§ **EXERCISE**: Please find every line in the records below that contains the word "KrylovBlockMatvec", and copy it.

§ **SUPPLIED MATERIAL**:
# JuliaSmoothOptimizers/Krylov.jl

Measured on NVIDIA B200. Metric: CG iterations/s, higher is better.
Workload: dtype f64

## Files before the change

### include/krylov_b200.h

```cpp
#ifndef KRYLOV_B200_H
#define KRYLOV_B200_H

#ifdef __cplusplus
extern "C" {
#endif


#ifndef KRYLOV_H

#define KRYLOV_VERSION_MAJOR 0
#define KRYLOV_VERSION_MINOR 10
#define KRYLOV_VERSION_PATCH 8

typedef enum { KRYLOV_FLOAT32 = 0, KRYLOV_FLOAT64 = 1, KRYLOV_COMPLEX32 = 2, KRYLOV_COMPLEX64 = 3 } KrylovDataType;

typedef enum { KRYLOV_CPU = 0, KRYLOV_CUDA = 1 } KrylovDeviceType;

typedef enum {
  KRYLOV_CG = 0, KRYLOV_CR = 1, KRYLOV_SYMMLQ = 2, KRYLOV_MINRES = 3, KRYLOV_MINRES_QLP = 4, KRYLOV_DIOM = 5,
  KRYLOV_DQGMRES = 6, KRYLOV_FOM = 7, KRYLOV_GMRES = 8, KRYLOV_FGMRES = 9, KRYLOV_BICGSTAB = 10, KRYLOV_CGS = 11,
  KRYLOV_BILQ = 12, KRYLOV_QMR = 13, KRYLOV_USYMLQ = 14, KRYLOV_USYMQR = 15, KRYLOV_TRICG = 16, KRYLOV_TRIMR = 17,
  KRYLOV_TRILQR = 18, KRYLOV_BILQR = 19, KRYLOV_LSLQ = 20, KRYLOV_LSQR = 21, KRYLOV_LSMR = 22, KRYLOV_USYMLQR = 23,
  KRYLOV_CGLS = 24, KRYLOV_CRLS = 25, KRYLOV_CGNE = 26, KRYLOV_CRMR = 27, KRYLOV_CRAIG = 28, KRYLOV_CRAIGMR = 29,
  KRYLOV_LNLQ = 30, KRYLOV_GPMR = 31, KRYLOV_CAR = 32, KRYLOV_MINARES = 33
} KrylovSolverType;

typedef enum { KRYLOV_BLOCK_GMRES = 0, KRYLOV_BLOCK_MINRES = 1 } KrylovBlockSolverType;

typedef void (*KrylovMatvec)(const void *x, void *y, void *userdata);
typedef void (*KrylovBlockMatvec)(const void *X, void *Y, int p, void *userdata);

typedef struct {
  int memory;
  int window;
} KrylovWorkspaceOptions;

typedef struct {
  double atol;
  double rtol;
  int itmax;
  int verbose;
  double lambda;
  double tau;
  double nu;
  double timemax;
  double radius;
  int restart;
  int reorthogonalization;
  int linesearch;
} KrylovOptions;

#endif

int krylov_workspace_create(KrylovSolverType solver, int m, int n, KrylovDataType dtype, KrylovDeviceType device,
                            const KrylovWorkspaceOptions *wopts, void **ws_out);
KrylovWorkspaceOptions krylov_default_workspace_options(void);
KrylovOptions krylov_default_options(void);
void krylov_get_version(int *major, int *minor, int *patch);
int krylov_solve(void *ws, KrylovMatvec matvec_A, KrylovMatvec matvec_At, KrylovMatvec matvec_M, KrylovMatvec matvec_N,
                 const void *b, const void *c, void *userdata, const KrylovOptions *opts);
int krylov_get_x(void *ws, void *x, int n);
int krylov_get_y(void *ws, void *y, int m);
int krylov_is_solved(void *ws);
int krylov_niter(void *ws);
double krylov_elapsed_time(void *ws);
int krylov_warm_start(void *ws, const void *x0, int n);
int krylov_warm_start2(void *ws, const void *x0, const void *y0, int nx, int ny);
int krylov_workspace_free(void *ws);

int krylov_block_workspace_create(KrylovBlockSolverType solver, int m, int n, int p, KrylovDataType dtype,
                                  KrylovDeviceType device, const KrylovWorkspaceOptions *wopts, void **ws_out);
int krylov_block_solve(void *ws, KrylovBlockMatvec matvec_A, KrylovBlockMatvec matvec_M, KrylovBlockMatvec matvec_N,
                       const void *B, void *userdata, const KrylovOptions *opts);
int krylov_block_get_X(void *ws, void *X, int n, int p);
int krylov_block_is_solved(void *ws);
int krylov_block_niter(void *ws);
double krylov_block_elapsed_time(void *ws);
int krylov_block_warm_start(void *ws, const void *x0, int n, int p);
int krylov_block_workspace_free(void *ws);
long long krylov_b200_block_qr_fallbacks(void *ws);


int krylov_b200_device_count(void);
int krylov_b200_set_device(int device);
const char *krylov_b200_last_error(void);

int krylov_b200_set_operator_csr(void *ws, int n, long long nnz, const void *rowptr, const void *colind,
                                 const void *values, int index_base, int index_bytes, int location);
int krylov_b200_share_operator(void *ws, void *src);
int krylov_b200_attach_csr(void *ws, void *csr);
int krylov_b200_set_preconditioner_diag(void *ws, int which, const void *d, int location);
int krylov_b200_set_preconditioner_blockdiag(void *ws, int which, int bs, const void *blocks, int location);

#define KRYLOV_B200_CG_LANCZOS 100

typedef struct {
  int history;
  int ldiv;
  double etol;
  double conlim;
  int fused;
  int batch;
  int (*callback)(void *ws, void *user);
  void *callback_user;
  int time_kernels;
  int check_curvature;
  double cr_gamma;
} KrylovB200Options;
KrylovB200Options krylov_b200_default_options(void);
int krylov_b200_set_options(void *ws, const KrylovB200Options *opts);

typedef struct {
  int niter;
  int solved;
  int inconsistent;
  int indefinite;
  int npcCount;
  int nresiduals;
  int nAresiduals;
  int nAcond;
  double allocation_timer;
  double timer;
  char status[96];
  double Anorm;
} KrylovB200Stats;
int krylov_b200_get_stats(void *ws, KrylovB200Stats *out);
int krylov_b200_get_history(void *ws, int which, double *out, int cap);
int krylov_b200_get_vector(void *ws, const char *name, void **dev_ptr);
int krylov_b200_get_kernel_times(void *ws, double *out3);
long long krylov_b200_launch_count(void *ws);
void *krylov_b200_stream(void *ws);
int krylov_b200_wait_stream(void *ws, void *producer_stream);

int krylov_b200_dist_handle_bytes(void);
int krylov_b200_dist_init(void *ws, int rank, int world, int nhalo, const int *halo_rank, const int *halo_off);
int krylov_b200_dist_set_push(void *ws, int nranges, const int *ranges4, const int *nhalo_all);
int krylov_b200_dist_set_sendlist(void *ws, int nsend, const int *rows, const int *peers, const int *slots,
                                  const int *nhalo_all, long long nglobal);
int krylov_b200_dist_export(void *ws, void *handles_out);
int krylov_b200_dist_import(void *ws, const void *all_handles);

void *kb200_ctx_create(int device);
void kb200_ctx_destroy(void *ctx);
int kb200_sync(void *ctx);
void *kb200_alloc(long long bytes);
int kb200_free(void *p);
int kb200_h2d(void *dst, const void *src, long long bytes);
int kb200_d2h(void *dst, const void *src, long long bytes);
int kb200_dot(void *ctx, int dtype, int n, const void *x, const void *y, double *result);
int kb200_nrm2(void *ctx, int dtype, int n, const void *x, double *result);
int kb200_axpy(void *ctx, int dtype, int n, double s, const void *x, void *y);
int kb200_axpby(void *ctx, int dtype, int n, double s, const void *x, double t, void *y);
int kb200_scal(void *ctx, int dtype, int n, double s, void *x);
int kb200_copy(void *ctx, int dtype, int n, void *y, const void *x);
int kb200_scalcopy(void *ctx, int dtype, int n, void *y, double s, const void *x);
int kb200_divcopy(void *ctx, int dtype, int n, void *y, const void *x, double s);
int kb200_fill(void *ctx, int dtype, int n, void *x, double v);
void *kb200_csr_create(void *ctx, int dtype, int n, long long nnz, const void *rowptr, const void *colind,
                       const void *values, int index_base, int index_bytes, int location);
void kb200_csr_destroy(void *csr);
void *kb200_csr_read_mtx(void *ctx, const char *path, int dtype);
void *kb200_csr_transpose(void *ctx, void *csr);
int kb200_csr_info(void *csr, int *n, long long *nnz);
int kb200_csr_download(void *ctx, void *csr, int *rowptr, int *colind, void *values);
int kb200_mtx_read(const char *path, int *n, long long *nnz, int *rowptr, int *colind, double *values);
int kb200_host_householder(int m, int k, double *Q, double *R, double *tau, int compact);
int kb200_host_cholqr_factors(int p, const double *G, double *R, double *Rinv);
int kb200_host_householder_signs(int p, const double *top, double *s);
int kb200_spmv_csr(void *ctx, void *csr, const void *x, void *y, int variant);
int kb200_csr_plan(void *csr, long long *out7);

#ifdef __cplusplus
}
#endif
#endif
```

### krylov.jl_b200/csrc/capi.cu

```cuda
#include <cmath>
#include <cstring>
#include <memory>
#include <mutex>
#include <unordered_map>

#include "../../include/krylov_b200.h"
#include "kb_internal.h"
#include "block.h"
#include "mtx.h"
#include "dense_small.h"

using namespace kb;

namespace {

thread_local std::string g_last_error;
int g_device = -1;

struct CsrAny {
  int dtype = 1;
  Csr<double> d;
  Csr<float> f;
  Ctx* owner_ctx = nullptr;
  ~CsrAny() { csr_free(d); csr_free(f); }
};

struct Handle {
  int solver = 0, dtype = 1, device_kind = 0;
  bool block = false;
  int p = 0;
  void* ws = nullptr;
  std::shared_ptr<CsrAny> csr;
  void* Mdiag = nullptr;
  void* Ndiag = nullptr;
  void* Pblk[2] = {nullptr, nullptr};
  void* Pblk_inv[2] = {nullptr, nullptr};
  int Pbs[2] = {0, 0};
  KrylovB200Options ext;
  void *hx = nullptr, *hy = nullptr;
};

std::mutex g_mu;
std::unordered_map<void*, Handle*> g_handles;

Handle* lookup_any(void* p) {
  std::lock_guard<std::mutex> lk(g_mu);
  auto it = g_handles.find(p);
  return it == g_handles.end() ? nullptr : it->second;
}
Handle* lookup(void* p) { Handle* h = lookup_any(p); return (h && !h->block) ? h : nullptr; }
Handle* lookup_block(void* p) { Handle* h = lookup_any(p); return (h && h->block) ? h : nullptr; }

int fail(const char* where, const std::exception& e) {
  g_last_error = std::string(where) + ": " + e.what();
  fprintf(stderr, "[krylov_b200] %s\n", g_last_error.c_str());
  return -1;
}
int fail(const char* where, const char* msg) {
  g_last_error = std::string(where) + ": " + msg;
  fprintf(stderr, "[krylov_b200] %s\n", g_last_error.c_str());
  return -1;
}

bool supported_solver(int s) {
  return s == S_CG || s == S_MINRES || s == S_GMRES || s == S_BICGSTAB || s == S_FOM || s == S_FGMRES || s == S_CGS ||
         s == S_CG_LANCZOS || s == S_CR || s == S_DIOM || s == S_DQGMRES;
}

int pick_device() {
  int cnt = 0;
  if (cudaGetDeviceCount(&cnt) != cudaSuccess || cnt <= 0) {
    cudaGetLastError();
    throw std::runtime_error("no usable CUDA device: libkrylov_b200 has no CPU compute path");
  }
  int dev = g_device;
  if (dev < 0) { if (cudaGetDevice(&dev) != cudaSuccess) dev = 0; }
  if (dev >= cnt) throw std::runtime_error("device index out of range");
  cudaDeviceProp prop;
  KB_CUDA(cudaGetDeviceProperties(&prop, dev));
  if (prop.major < 10) throw std::runtime_error("libkrylov_b200 is built for sm_100a only");
  return dev;
}

template <class T> Workspace<T>* W(Handle* h) { return reinterpret_cast<Workspace<T>*>(h->ws); }
template <class T> BlockWorkspace<T>* BW(Handle* h) { return reinterpret_cast<BlockWorkspace<T>*>(h->ws); }
Ctx& ctx_of(Handle* h) {
  if (h->block) return h->dtype == KRYLOV_FLOAT64 ? BW<double>(h)->ctx : BW<float>(h)->ctx;
  return h->dtype == KRYLOV_FLOAT64 ? W<double>(h)->ctx : W<float>(h)->ctx;
}
int n_of(Handle* h) {
  if (h->block) return h->dtype == KRYLOV_FLOAT64 ? BW<double>(h)->n : BW<float>(h)->n;
  return h->dtype == KRYLOV_FLOAT64 ? W<double>(h)->n : W<float>(h)->n;
}
template <class T> Csr<T>& csr_of(CsrAny& a);
template <> Csr<double>& csr_of<double>(CsrAny& a) { return a.d; }
template <> Csr<float>& csr_of<float>(CsrAny& a) { return a.f; }

template <class T> void destroy_handle(Handle* h) {
  Workspace<T>* ws = W<T>(h);
  if (ws) {
    KB_CUDA(cudaSetDevice(ws->ctx.device));
    if (ws->ctx.stream) cudaStreamSynchronize(ws->ctx.stream);
  }
  h->csr.reset();
  dev_free(h->Mdiag); dev_free(h->Ndiag);
  for (int w = 0; w < 2; w++) { dev_free(h->Pblk[w]); dev_free(h->Pblk_inv[w]); }
  if (h->hx) cudaFreeHost(h->hx);
  if (h->hy) cudaFreeHost(h->hy);
  ws_destroy<T>(ws);
  delete h;
}

template <class T> const T* stage_in(Handle* h, Workspace<T>* ws, const void* src, T*& buf) {
  if (!src) return nullptr;
  if (h->device_kind == KRYLOV_CUDA) return (const T*)src;
  if (!buf) buf = dev_alloc<T>((size_t)ws->n);
  KB_CUDA(cudaMemcpyAsync(buf, src, sizeof(T) * (size_t)ws->n, cudaMemcpyHostToDevice, ws->ctx.stream));
  return buf;
}

template <class T> LinOp<T> make_cb_op(Handle* h, Workspace<T>* ws, KrylovMatvec fn, void* ud) {
  LinOp<T> op;
  op.n = ws->n;
  if (!fn) return op;
  op.fn = fn; op.userdata = ud;
  if (h->device_kind == KRYLOV_CUDA) { op.kind = LinOp<T>::DEV_CB; return op; }
  op.kind = LinOp<T>::HOST_CB;
  if (!h->hx) {
    KB_CUDA(cudaHostAlloc(&h->hx, sizeof(T) * (size_t)ws->n, cudaHostAllocDefault));
    KB_CUDA(cudaHostAlloc(&h->hy, sizeof(T) * (size_t)ws->n, cudaHostAllocDefault));
  }
  op.hx = (T*)h->hx; op.hy = (T*)h->hy;
  return op;
}
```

§ **RESULT OF THE EXERCISE**:
typedef void (*KrylovBlockMatvec)(const void *X, void *Y, int p, void *userdata);
int krylov_block_solve(void *ws, KrylovBlockMatvec matvec_A, KrylovBlockMatvec matvec_M, KrylovBlockMatvec matvec_N,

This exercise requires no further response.